If any witness accidentally/incidentally mentions the defendant’s prior drug usage, the door to further evidence on that subject has not “opened.” “By allowing objectionable evidence to go in without objection, the non-objecting party gains no right to the admission of related or additional otherwise inadmissible testimony. The so-called ‘open the door’ or ‘open the gates argument is a ‘popular fallacy.’ (Citation Omitted).” People vs. Gambos (1970) 5 Cal.App.3d 187; People vs. Williams (1989) 213 Cal.App.3d 1186, 1189, fn. 1; People vs. Valentine (1988) 207 Cal.App.3d 697, 705 [government’s purported impeachment of defendant was an improper rebuttal to a collateral matter improperly raised on cross-examination].

IV.

CONCLUSION

Defendant respectfully requests to exclude all references to past drug use by defendant as all such evidences is irrelevant, an undue waste of time and/or substantially more prejudicial than probative. Evidence Code §§ 210, 350, 350.1, 352.

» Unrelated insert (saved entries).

int srs_amd_pdsch_mod_plan_create(srs_amd_pdsch_modulator*        mod,
                                  const srs_amd_pdsch_mod_config* cfg,
                                  uint32_t                        nof_subc,
                                  srs_amd_pdsch_mod_plan**        plan,
                                  uint32_t*                       nof_re)
{
  if (mod == nullptr || cfg == nullptr || plan == nullptr) {
    return fail(SRS_AMD_EINVAL, "null argument");
  }
  *plan = nullptr;
  if (nof_subc == 0 || nof_subc % 12 != 0 || nof_subc > 12 * SRS_AMD_MAX_RB) {
    return fail(SRS_AMD_EINVAL, "Invalid number of grid subcarriers (i.e., %u).", nof_subc);
  }
  if (!valid_qm(cfg->modulation)) {
    return fail(SRS_AMD_EINVAL, "Invalid modulation scheme %d.", cfg->modulation);
  }
  int rc = check_weights(cfg->nof_layers, cfg->nof_ports);
  if (rc != SRS_AMD_OK) {
    return rc;
  }
  if (cfg->nof_symbols == 0 || cfg->start_symbol + cfg->nof_symbols > PDSCH_NSYMB) {
    return fail(SRS_AMD_EINVAL, "The time allocation of the transmission [%u, %u) exceeds the slot boundary.",
                cfg->start_symbol, cfg->start_symbol + cfg->nof_symbols);
  }
  if (cfg->dmrs_type != 1 && cfg->dmrs_type != 2) {
    return fail(SRS_AMD_EINVAL, "Invalid DM-RS type %u.", cfg->dmrs_type);
  }
  if (cfg->nof_cdm_groups_without_data < 1 || cfg->nof_cdm_groups_without_data > (cfg->dmrs_type == 1 ? 2u : 3u)) {
    return fail(SRS_AMD_EINVAL, "Invalid number of CDM groups without data (i.e., %u).",
                cfg->nof_cdm_groups_without_data);
  }
  if (cfg->nof_reserved > SRS_AMD_MAX_RE_PATTERNS) {
    return fail(SRS_AMD_EINVAL, "Too many reserved RE patterns (i.e., %u).", cfg->nof_reserved);
  }
  const uint32_t nof_prb = nof_subc / 12;
  uint32_t       lo = nof_prb, hi = 0;
// ... 1 lines not shown
    if (crb_bit(cfg->crb_mask, c)) {
      lo = std::min(lo, c);
      hi = c + 1;
    }
  }
  for (uint32_t c = nof_prb; c < SRS_AMD_MAX_RB; ++c) {
    if (crb_bit(cfg->crb_mask, c)) {
      return fail(SRS_AMD_EINVAL, "Allocated CRB %u exceeds the grid bandwidth (%u RB).", c, nof_prb);
    }
  }
  if (hi == 0) {
    return fail(SRS_AMD_EINVAL, "Empty frequency allocation.");
  }

  const uint32_t        dmrs_re = dmrs_prb_mask(cfg->dmrs_type, cfg->nof_cdm_groups_without_data);
  std::vector<uint32_t> table(PDSCH_NSYMB * nof_prb, 0);
  uint32_t              count = 0;
  for (uint32_t l = 0; l < PDSCH_NSYMB; ++l) {
    const bool in_time = l >= cfg->start_symbol && l < cfg->start_symbol + cfg->nof_symbols;
    for (uint32_t c = 0; c < nof_prb; ++c) {
      uint32_t m = (in_time && crb_bit(cfg->crb_mask, c)) ? 0xfffu : 0u;
      if (m != 0) {
        for (uint32_t r = 0; r < cfg->nof_reserved; ++r) {
          const srs_amd_re_pattern& p = cfg->reserved[r];
          if (((p.symbols >> l) & 1u) && crb_bit(p.crb_mask, c)) {
            m &= ~static_cast<uint32_t>(p.re_mask);
          }
        }
        if (((cfg->dmrs_symbol_mask >> l) & 1u) && c >= cfg->bwp_start && c < cfg->bwp_start + cfg->bwp_size) {
          m &= ~dmrs_re;
        }
      }
      table[l * nof_prb + c] = (count << 12) | m;
      count += static_cast<uint32_t>(__builtin_popcount(m));
    }
  }

  auto* p                 = new srs_amd_pdsch_mod_plan();
  p->device               = mod->device;
  p->nof_re               = count;
  p->nof_symbols          = cfg->nof_symbols;
  p->span_subc            = (hi - lo) * 12;
  pdsch_map_args& a       = p->args;
  a.jump                  = mod->d_jump;
  a.port_stride           = PDSCH_NSYMB * nof_subc;
  a.nof_subc              = nof_subc;
  a.nof_prb               = nof_prb;
  a.c_init                = (cfg->rnti << 15) + cfg->n_id;
  a.first_symbol          = cfg->start_symbol;
  a.qm                    = cfg->modulation;
  a.nof_layers            = static_cast<int32_t>(cfg->nof_layers);
  a.nof_ports             = static_cast<int32_t>(cfg->nof_ports);
  a.first_subc            = lo * 12;
  a.nof_symbols           = cfg->nof_symbols;
  a.nof_tiles             = (p->span_subc + PDSCH_THREADS - 1) / PDSCH_THREADS;
  float scaling           = modulation_scaling(cfg->modulation);
  if (std::isnormal(cfg->scaling)) {
    scaling *= cfg->scaling;
  }
  for (uint32_t v = 0; v < cfg->nof_layers; ++v) {
    for (uint32_t q = 0; q < cfg->nof_ports; ++q) {
      a.w[v][q][0] = cfg->weights[v][q][0] * scaling;
      a.w[v][q][1] = cfg->weights[v][q][1] * scaling;
    }
  }
  hipError_t e = hipSetDevice(mod->device);
  if (e == hipSuccess) {
    e = hipMalloc(&p->d_table, table.size() * sizeof(uint32_t));
  }
  if (e == hipSuccess) {
    e = hipMemcpy(p->d_table, table.data(), table.size() * sizeof(uint32_t), hipMemcpyHostToDevice);
  }
  const uint32_t bps       = cfg->modulation < 2 ? 1u : static_cast<uint32_t>(cfg->modulation);
  const uint32_t nof_words = (count * cfg->nof_layers * bps + 31) / 32 + 1;
  if (e == hipSuccess) {
    e = hipMalloc(&p->d_scr, nof_words * sizeof(uint32_t));
  }
  if (e == hipSuccess) {
    e = launch_gold_words(mod->d_jump, a.c_init, p->d_scr, nof_words, nullptr);
  }
  if (e == hipSuccess) {
    e = hipStreamSynchronize(nullptr);
  }
  if (e != hipSuccess) {
    delete p;
    return hip_fail(e, "PDSCH modulator plan");
  }
  a.scr      = p->d_scr;
  a.re_table = p->d_table;
  *plan      = p;
  if (nof_re != nullptr) {
    *nof_re = count;
  }
  return SRS_AMD_OK;
}

void srs_amd_pdsch_mod_plan_destroy(srs_amd_pdsch_mod_plan* plan)
{
  delete plan;
}

int srs_amd_pdsch_modulate_batch(srs_amd_pdsch_modulator*      mod,
                                 const srs_amd_pdsch_mod_plan* plan,
                                 uint32_t*                     d_grids,
                                 uint64_t                      grid_stride,
                                 const uint8_t*                d_codewords,
                                 uint32_t                      cw_stride,
                                 uint32_t                      nof_bits,
                                 uint32_t                      nof_cws,
                                 void*                         stream)
{
  if (mod == nullptr || plan == nullptr) {
    return fail(SRS_AMD_EINVAL, "null argument");
  }
  const pdsch_map_args& pa  = plan->args;
  const uint32_t        bps = pa.qm < 2 ? 1u : static_cast<uint32_t>(pa.qm);
  if (nof_bits == 0 || nof_bits % (pa.nof_layers * bps) != 0) {
    return fail(SRS_AMD_EINVAL, "The codeword length (i.e., %u bits) is not a whole number of REs (%d layers x %u bits).",
                nof_bits, pa.nof_layers, bps);
  }
  if (nof_cws == 0) {
    return SRS_AMD_OK;
  }
  if (d_grids == nullptr || d_codewords == nullptr) {
    return fail(SRS_AMD_EINVAL, "null device buffer");
  }
  if (nof_cws > 1 && (cw_stride < (nof_bits + 7) / 8 || grid_stride < static_cast<uint64_t>(pa.nof_ports) *
                                                                           pa.port_stride)) {
    return fail(SRS_AMD_EINVAL, "codeword or grid stride too small");
  }
  pdsch_map_args a = pa;
  a.codewords      = d_codewords;
  a.grids          = d_grids;
  a.grid_stride    = grid_stride;
  a.cw_stride      = cw_stride;
  a.nof_bits       = nof_bits;
  hipError_t e     = hipSetDevice(mod->device);
  if (e == hipSuccess) {
    e = launch_pdsch_map(a, plan->nof_symbols, plan->span_subc, nof_cws, static_cast<hipStream_t>(stream));
  }
  return e == hipSuccess ? SRS_AMD_OK : hip_fail(e, "pdsch_map_kernel launch");
}

int srs_amd_pdsch_modulate(srs_amd_pdsch_modulator*      mod,
                           const srs_amd_pdsch_mod_plan* plan,
                           uint32_t*                     grid,
                           uint32_t                      grid_ports,
                           const uint8_t*                codeword,
                           uint32_t                      nof_bits)
{
  if (mod == nullptr || plan == nullptr || grid == nullptr || codeword == nullptr) {
    return fail(SRS_AMD_EINVAL, "null argument");
  }
  if (grid_ports < static_cast<uint32_t>(plan->args.nof_ports)) {
    return fail(SRS_AMD_EINVAL, "The precoding number of ports (i.e., %d) exceeds the grid number of ports (i.e., %u).",
                plan->args.nof_ports, grid_ports);
  }
  std::lock_guard<std::mutex> lock(mod->mtx);
  const size_t                grid_bytes = static_cast<size_t>(grid_ports) * plan->args.port_stride * 4;
  const size_t                cw_bytes   = (nof_bits + 7) / 8;
  hipError_t                  e          = hipSetDevice(mod->device);
  if (e == hipSuccess) {
    e = mod->scratch.ensure(grid_bytes + align_up(cw_bytes, 256) + 256);
  }
  if (e != hipSuccess) {
    return hip_fail(e, "PDSCH modulator scratch");
  }
  auto* d_grid = mod->scratch.as<uint32_t>();
  auto* d_cw   = mod->scratch.as<uint8_t>() + align_up(grid_bytes, 256);
  e            = hipMemcpyAsync(d_grid, grid, grid_bytes, hipMemcpyHostToDevice, mod->stream);
  if (e == hipSuccess) {
    e = hipMemcpyAsync(d_cw, codeword, cw_bytes, hipMemcpyHostToDevice, mod->stream);
  }
  if (e != hipSuccess) {
    return hip_fail(e, "PDSCH modulator upload");
  }
  int rc = srs_amd_pdsch_modulate_batch(mod, plan, d_grid, 0, d_cw, static_cast<uint32_t>(cw_bytes), nof_bits, 1,
                                        mod->stream);
  if (rc != SRS_AMD_OK) {
    (void)hipStreamSynchronize(mod->stream);
    return rc;
  }
  e = hipMemcpyAsync(grid, d_grid, grid_bytes, hipMemcpyDeviceToHost, mod->stream);
  if (e == hipSuccess) {
    e = hipStreamSynchronize(mod->stream);
  }
  return e == hipSuccess ? SRS_AMD_OK : hip_fail(e, "PDSCH modulator download");
}

}

struct ptrs_layout {
// ... 68 lines not shown
  ptrs_layout o;
  int         rc = ptrs_pattern(c, o);
  if (rc != SRS_AMD_OK) {
    return rc;
  }
  if (c->nof_ports == 0 || c->nof_ports > SRS_AMD_MAX_TX_PORTS || c->nof_prg == 0 || c->prg_size == 0 ||
      c->weights == nullptr) {
    return fail(SRS_AMD_EINVAL, "Invalid PT-RS precoding (%u ports, %u PRGs of %u PRBs).", c->nof_ports, c->nof_prg,
                c->prg_size);
  }
  if (o.rb_end > nof_subc / 12 || o.mask_begin < c->reference_point_k_rb) {
    return fail(SRS_AMD_EINVAL, "PT-RS CRBs outside the grid or below the reference point.");
  }
  const uint32_t nd = c->dmrs_type == 1 ? 6 : 4;
  a                 = ptrs_pdsch_args{};
  a.jump            = mod->d_jump;
  a.port_stride     = PDSCH_NSYMB * nof_subc;
  a.nof_subc        = nof_subc;
  a.rb_begin        = o.rb_begin;
  a.rb_stride       = o.stride;
  a.nof_prb         = o.rb_end > o.rb_begin ? (o.rb_end - o.rb_begin + o.stride - 1) / o.stride : 0;
  if (a.nof_prb != 0 && (o.rb_begin + (a.nof_prb - 1) * o.stride) / c->prg_size >= c->nof_prg) {
    return fail(SRS_AMD_EINVAL, "PT-RS CRBs beyond the precoding PRGs.");
  }
  a.k           = o.k;
  a.symbol_mask = o.symbol_mask;
  const uint32_t l0    = c->dmrs_symbols_mask != 0 ? static_cast<uint32_t>(__builtin_ctz(c->dmrs_symbols_mask)) : 0u;
  const uint32_t nid   = c->scrambling_id;
  const uint32_t nscid = c->n_scid ? 1u : 0u;
  a.c_init   = ((PDSCH_NSYMB * c->slot_index + l0 + 1) * (2 * nid + 1) * (1u << 17) + (2 * nid + nscid)) % (1u << 31);
  a.bit0     = 2 * ((o.rb_begin - c->reference_point_k_rb) * nd + o.k / 2);
  a.bit_step = 2 * nd * o.stride;
  a.amplitude = static_cast<float>(M_SQRT1_2 * c->amplitude);
  a.nof_ports = c->nof_ports;
  a.prg_size  = c->prg_size;
  return SRS_AMD_OK;
}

Dated this __ day of ___, 20__

   
   

DECLARATION OF [ATTORNEY’S NAME]

I, [ATTORNEY’S NAME] declare:

  1. I am an attorney duly licensed to practice law in the State of California. I am a Certified Criminal Law Specialist. I am the attorney for the defendant in this matter. This matter is set for trial on April 13, 2020.

  2. I represent [NAME OF DEFENDANT] (“Defendant”) who is accused of

I declare the above under penalty of perjury except as to those matters based upon information and belief and as to those matters, I believe them to be true.

Executed in Pleasant Hill, CA on March 16, 2022.

[ATTORNEY’S NAME], SBN

1 Cal. Const., art. I, § 28, subd. (f)(2), the 1982 so called “truth in evidence” amendment to the California constitution did not abrogate the requirement of relevancy the manner in which relevancy is determined or the obligation of a trial court to exclude such evidence. Evidence Code §§ 210, 350, People v. Dalton (2019) 7 Cal. 5th 166, 214, 247 Cal. Rptr. 3d 273, 319, 441 P.3d 283, 322.

2 Likewise, the so called “truth in evidence” amendment to the California constitution (Cal. Const., art. I, § 28, subd. (f)(2)) did not abrogate the court’s discretion to exclude evidence under Evidence Code § 352. People v. Dalton (2019) 7 Cal. 5th 166, 214, 247 Cal. Rptr. 3d 273, 319, 441 P.3d 283, 322.